● **Recorded data**:
┌──

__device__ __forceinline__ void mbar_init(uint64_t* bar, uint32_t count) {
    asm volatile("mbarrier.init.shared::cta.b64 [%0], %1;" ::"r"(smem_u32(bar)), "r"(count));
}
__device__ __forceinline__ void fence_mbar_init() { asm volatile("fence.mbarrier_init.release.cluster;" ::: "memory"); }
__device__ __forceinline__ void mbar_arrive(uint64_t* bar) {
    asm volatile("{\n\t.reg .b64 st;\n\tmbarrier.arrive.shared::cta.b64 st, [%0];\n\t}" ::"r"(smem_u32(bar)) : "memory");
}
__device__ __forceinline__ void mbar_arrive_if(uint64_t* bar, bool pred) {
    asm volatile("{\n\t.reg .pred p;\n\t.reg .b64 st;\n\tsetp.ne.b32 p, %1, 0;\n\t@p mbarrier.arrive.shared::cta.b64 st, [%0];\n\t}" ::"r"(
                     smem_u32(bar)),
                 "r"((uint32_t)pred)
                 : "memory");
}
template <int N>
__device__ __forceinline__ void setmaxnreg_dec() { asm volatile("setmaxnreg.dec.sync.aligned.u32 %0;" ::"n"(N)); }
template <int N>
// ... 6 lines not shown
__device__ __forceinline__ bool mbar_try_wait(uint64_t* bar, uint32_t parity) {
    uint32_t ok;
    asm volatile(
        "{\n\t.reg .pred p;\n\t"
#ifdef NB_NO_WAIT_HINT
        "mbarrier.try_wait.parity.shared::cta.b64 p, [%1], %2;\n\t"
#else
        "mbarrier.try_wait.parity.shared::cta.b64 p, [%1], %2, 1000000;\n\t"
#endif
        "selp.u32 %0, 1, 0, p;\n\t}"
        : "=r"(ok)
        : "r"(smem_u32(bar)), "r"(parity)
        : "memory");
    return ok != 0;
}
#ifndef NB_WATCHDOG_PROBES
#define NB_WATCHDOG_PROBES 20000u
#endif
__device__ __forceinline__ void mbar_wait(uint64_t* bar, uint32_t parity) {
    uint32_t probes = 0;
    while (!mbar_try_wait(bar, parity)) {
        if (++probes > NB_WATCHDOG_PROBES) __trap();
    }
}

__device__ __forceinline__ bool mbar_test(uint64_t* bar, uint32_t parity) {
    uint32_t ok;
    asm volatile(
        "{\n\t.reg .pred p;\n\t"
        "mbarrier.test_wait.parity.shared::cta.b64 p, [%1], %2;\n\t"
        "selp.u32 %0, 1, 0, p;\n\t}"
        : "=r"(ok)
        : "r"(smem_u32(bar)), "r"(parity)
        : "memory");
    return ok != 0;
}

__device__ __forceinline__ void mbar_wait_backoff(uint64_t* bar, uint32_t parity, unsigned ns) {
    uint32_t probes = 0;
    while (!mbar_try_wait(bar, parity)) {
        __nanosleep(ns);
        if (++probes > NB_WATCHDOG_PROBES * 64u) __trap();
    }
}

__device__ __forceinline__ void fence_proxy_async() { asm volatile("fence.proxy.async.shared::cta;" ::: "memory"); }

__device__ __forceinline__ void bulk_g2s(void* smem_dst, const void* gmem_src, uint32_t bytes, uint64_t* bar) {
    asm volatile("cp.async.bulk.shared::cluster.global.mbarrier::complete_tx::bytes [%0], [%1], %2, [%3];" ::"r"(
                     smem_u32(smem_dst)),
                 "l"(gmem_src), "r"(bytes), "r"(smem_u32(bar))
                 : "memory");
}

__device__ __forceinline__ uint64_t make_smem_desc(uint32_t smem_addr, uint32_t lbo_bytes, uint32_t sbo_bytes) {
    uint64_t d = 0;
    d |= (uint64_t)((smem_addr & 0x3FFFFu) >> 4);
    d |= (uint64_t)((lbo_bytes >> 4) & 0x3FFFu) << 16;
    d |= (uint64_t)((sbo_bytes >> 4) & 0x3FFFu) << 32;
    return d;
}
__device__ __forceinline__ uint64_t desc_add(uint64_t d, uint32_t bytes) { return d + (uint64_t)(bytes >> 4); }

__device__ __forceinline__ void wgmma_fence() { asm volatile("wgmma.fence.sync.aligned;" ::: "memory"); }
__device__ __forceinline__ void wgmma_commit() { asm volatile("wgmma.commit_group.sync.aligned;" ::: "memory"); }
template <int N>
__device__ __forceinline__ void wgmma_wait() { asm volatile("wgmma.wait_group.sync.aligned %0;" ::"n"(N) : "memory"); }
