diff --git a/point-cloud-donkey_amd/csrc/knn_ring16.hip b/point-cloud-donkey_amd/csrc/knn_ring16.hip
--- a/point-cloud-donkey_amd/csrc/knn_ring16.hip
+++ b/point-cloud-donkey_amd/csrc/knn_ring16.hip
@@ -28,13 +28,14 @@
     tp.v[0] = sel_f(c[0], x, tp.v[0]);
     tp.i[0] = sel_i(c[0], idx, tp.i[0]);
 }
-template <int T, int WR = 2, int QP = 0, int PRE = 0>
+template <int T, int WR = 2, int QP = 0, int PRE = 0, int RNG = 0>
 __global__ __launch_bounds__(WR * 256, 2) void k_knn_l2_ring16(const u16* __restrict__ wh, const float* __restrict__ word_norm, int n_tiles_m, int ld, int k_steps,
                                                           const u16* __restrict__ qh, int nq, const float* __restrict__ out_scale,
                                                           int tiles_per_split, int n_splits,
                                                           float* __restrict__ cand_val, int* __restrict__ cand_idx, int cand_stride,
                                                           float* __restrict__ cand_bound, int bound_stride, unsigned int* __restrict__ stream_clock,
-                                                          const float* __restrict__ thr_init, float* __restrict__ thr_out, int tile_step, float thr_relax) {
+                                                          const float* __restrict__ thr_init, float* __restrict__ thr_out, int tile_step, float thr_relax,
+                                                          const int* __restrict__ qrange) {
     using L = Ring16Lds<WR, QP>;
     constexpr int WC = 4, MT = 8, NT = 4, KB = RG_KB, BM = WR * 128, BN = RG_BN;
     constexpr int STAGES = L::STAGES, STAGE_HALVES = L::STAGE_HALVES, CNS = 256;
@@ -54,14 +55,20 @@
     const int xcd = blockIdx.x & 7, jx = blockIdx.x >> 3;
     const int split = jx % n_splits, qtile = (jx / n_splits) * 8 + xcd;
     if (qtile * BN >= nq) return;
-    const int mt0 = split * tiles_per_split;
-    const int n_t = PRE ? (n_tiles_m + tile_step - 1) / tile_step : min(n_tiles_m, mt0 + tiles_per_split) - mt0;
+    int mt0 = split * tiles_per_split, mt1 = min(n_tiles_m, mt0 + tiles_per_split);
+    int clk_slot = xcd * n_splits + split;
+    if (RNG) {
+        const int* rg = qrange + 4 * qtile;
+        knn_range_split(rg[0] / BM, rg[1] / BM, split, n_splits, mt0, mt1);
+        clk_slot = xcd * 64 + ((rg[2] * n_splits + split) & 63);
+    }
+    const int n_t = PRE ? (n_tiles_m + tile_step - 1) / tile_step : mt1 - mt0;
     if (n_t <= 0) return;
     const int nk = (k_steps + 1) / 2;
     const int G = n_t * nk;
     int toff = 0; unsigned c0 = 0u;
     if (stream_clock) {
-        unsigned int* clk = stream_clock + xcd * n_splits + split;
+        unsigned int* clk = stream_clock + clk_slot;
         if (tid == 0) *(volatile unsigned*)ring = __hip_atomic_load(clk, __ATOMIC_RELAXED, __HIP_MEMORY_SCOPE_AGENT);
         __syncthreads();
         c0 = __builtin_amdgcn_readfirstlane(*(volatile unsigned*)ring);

└──
┌──

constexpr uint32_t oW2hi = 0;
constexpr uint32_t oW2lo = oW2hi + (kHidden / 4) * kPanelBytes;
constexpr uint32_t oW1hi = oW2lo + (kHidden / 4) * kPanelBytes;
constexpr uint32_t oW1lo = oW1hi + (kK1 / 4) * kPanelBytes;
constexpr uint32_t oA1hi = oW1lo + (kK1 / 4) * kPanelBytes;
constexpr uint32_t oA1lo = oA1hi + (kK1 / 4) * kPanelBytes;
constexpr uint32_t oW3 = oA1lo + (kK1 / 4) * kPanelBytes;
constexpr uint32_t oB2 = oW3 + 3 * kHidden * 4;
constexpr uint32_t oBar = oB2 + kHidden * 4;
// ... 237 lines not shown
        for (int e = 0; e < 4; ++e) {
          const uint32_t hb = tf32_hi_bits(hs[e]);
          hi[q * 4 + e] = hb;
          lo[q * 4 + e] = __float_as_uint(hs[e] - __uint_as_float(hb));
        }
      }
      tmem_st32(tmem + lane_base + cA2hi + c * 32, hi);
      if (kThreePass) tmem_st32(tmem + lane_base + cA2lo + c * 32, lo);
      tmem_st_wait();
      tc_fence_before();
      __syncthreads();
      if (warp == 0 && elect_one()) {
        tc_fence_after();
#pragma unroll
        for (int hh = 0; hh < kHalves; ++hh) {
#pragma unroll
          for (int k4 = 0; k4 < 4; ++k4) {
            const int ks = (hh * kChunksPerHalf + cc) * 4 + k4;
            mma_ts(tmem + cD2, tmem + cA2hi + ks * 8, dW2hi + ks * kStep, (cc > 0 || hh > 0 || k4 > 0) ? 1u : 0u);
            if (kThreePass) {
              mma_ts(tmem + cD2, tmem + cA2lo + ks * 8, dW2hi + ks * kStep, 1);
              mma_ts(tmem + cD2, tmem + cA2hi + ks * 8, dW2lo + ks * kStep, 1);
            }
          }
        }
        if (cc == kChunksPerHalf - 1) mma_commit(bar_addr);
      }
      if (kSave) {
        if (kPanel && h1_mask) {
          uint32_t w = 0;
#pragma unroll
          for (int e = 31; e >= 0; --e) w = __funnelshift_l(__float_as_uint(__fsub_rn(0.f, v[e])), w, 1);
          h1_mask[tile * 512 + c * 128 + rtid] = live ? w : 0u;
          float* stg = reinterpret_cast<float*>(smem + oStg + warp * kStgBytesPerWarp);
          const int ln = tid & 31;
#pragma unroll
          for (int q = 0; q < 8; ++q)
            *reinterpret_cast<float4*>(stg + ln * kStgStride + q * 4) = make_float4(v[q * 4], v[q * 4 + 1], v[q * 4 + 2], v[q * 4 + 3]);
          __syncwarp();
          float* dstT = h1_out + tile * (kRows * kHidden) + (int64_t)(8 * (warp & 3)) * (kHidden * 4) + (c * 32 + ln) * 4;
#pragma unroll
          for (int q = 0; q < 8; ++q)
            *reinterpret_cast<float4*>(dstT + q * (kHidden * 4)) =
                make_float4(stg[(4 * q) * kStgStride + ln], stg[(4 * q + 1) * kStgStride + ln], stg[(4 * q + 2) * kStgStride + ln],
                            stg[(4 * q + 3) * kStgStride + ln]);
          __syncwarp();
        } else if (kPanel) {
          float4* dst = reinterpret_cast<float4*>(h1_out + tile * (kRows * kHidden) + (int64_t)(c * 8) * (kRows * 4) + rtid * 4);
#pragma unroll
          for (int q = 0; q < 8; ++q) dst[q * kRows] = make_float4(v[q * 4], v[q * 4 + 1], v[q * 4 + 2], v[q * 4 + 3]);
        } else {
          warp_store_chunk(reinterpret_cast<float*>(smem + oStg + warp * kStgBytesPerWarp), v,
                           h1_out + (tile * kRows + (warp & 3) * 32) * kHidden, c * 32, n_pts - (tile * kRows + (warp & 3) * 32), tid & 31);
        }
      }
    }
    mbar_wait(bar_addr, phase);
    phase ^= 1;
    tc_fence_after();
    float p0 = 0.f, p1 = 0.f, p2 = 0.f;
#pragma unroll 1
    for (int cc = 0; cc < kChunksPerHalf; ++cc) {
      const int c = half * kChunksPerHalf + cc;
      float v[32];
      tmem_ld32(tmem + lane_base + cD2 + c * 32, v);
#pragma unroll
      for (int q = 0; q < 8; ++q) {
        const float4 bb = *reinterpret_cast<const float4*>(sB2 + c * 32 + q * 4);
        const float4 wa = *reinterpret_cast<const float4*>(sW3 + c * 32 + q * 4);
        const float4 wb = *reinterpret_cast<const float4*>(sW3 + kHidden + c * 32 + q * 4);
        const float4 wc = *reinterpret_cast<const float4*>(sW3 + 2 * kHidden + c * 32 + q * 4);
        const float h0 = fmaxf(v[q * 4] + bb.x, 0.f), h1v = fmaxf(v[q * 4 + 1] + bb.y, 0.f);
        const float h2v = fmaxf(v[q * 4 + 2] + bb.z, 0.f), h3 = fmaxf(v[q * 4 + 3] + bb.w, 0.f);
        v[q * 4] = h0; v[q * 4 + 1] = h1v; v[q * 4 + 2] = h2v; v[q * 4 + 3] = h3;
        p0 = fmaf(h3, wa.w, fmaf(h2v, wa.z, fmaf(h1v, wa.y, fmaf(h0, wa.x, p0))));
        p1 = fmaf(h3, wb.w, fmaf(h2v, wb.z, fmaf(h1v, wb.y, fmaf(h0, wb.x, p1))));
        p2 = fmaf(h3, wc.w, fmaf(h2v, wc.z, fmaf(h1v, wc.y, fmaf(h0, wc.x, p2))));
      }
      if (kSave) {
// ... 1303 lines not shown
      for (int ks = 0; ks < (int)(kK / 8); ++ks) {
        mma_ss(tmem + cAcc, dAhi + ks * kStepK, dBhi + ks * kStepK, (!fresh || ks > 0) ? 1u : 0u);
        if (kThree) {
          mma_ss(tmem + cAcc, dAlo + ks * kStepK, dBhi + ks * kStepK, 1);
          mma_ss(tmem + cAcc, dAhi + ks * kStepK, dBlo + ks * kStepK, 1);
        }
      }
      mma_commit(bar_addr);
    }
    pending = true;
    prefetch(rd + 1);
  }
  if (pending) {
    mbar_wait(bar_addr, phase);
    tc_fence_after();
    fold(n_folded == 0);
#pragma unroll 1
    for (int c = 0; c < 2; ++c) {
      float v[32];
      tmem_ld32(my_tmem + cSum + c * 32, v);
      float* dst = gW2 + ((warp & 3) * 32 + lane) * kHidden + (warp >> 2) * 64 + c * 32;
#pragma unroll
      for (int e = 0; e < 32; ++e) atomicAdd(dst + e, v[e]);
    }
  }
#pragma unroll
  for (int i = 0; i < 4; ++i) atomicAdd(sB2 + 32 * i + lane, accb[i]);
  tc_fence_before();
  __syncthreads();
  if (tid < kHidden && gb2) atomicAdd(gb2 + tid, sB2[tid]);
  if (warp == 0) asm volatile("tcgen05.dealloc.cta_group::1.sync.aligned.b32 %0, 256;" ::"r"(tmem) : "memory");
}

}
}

└──

● **Problem to work on**: Above are the records; repeat exactly the lines from the one holding "int toff = 0; unsigned c0 = 0u;" down to the one holding "c0 = __builtin_amdgcn_readfirstlane(*(volatile", end lines included.

● **Your response**:
     int toff = 0; unsigned c0 = 0u;
     if (stream_clock) {
-        unsigned int* clk = stream_clock + xcd * n_splits + split;
+        unsigned int* clk = stream_clock + clk_slot;
         if (tid == 0) *(volatile unsigned*)ring = __hip_atomic_load(clk, __ATOMIC_RELAXED, __HIP_MEMORY_SCOPE_AGENT);
         __syncthreads();
         c0 = __builtin_amdgcn_readfirstlane(*(volatile unsigned*)ring);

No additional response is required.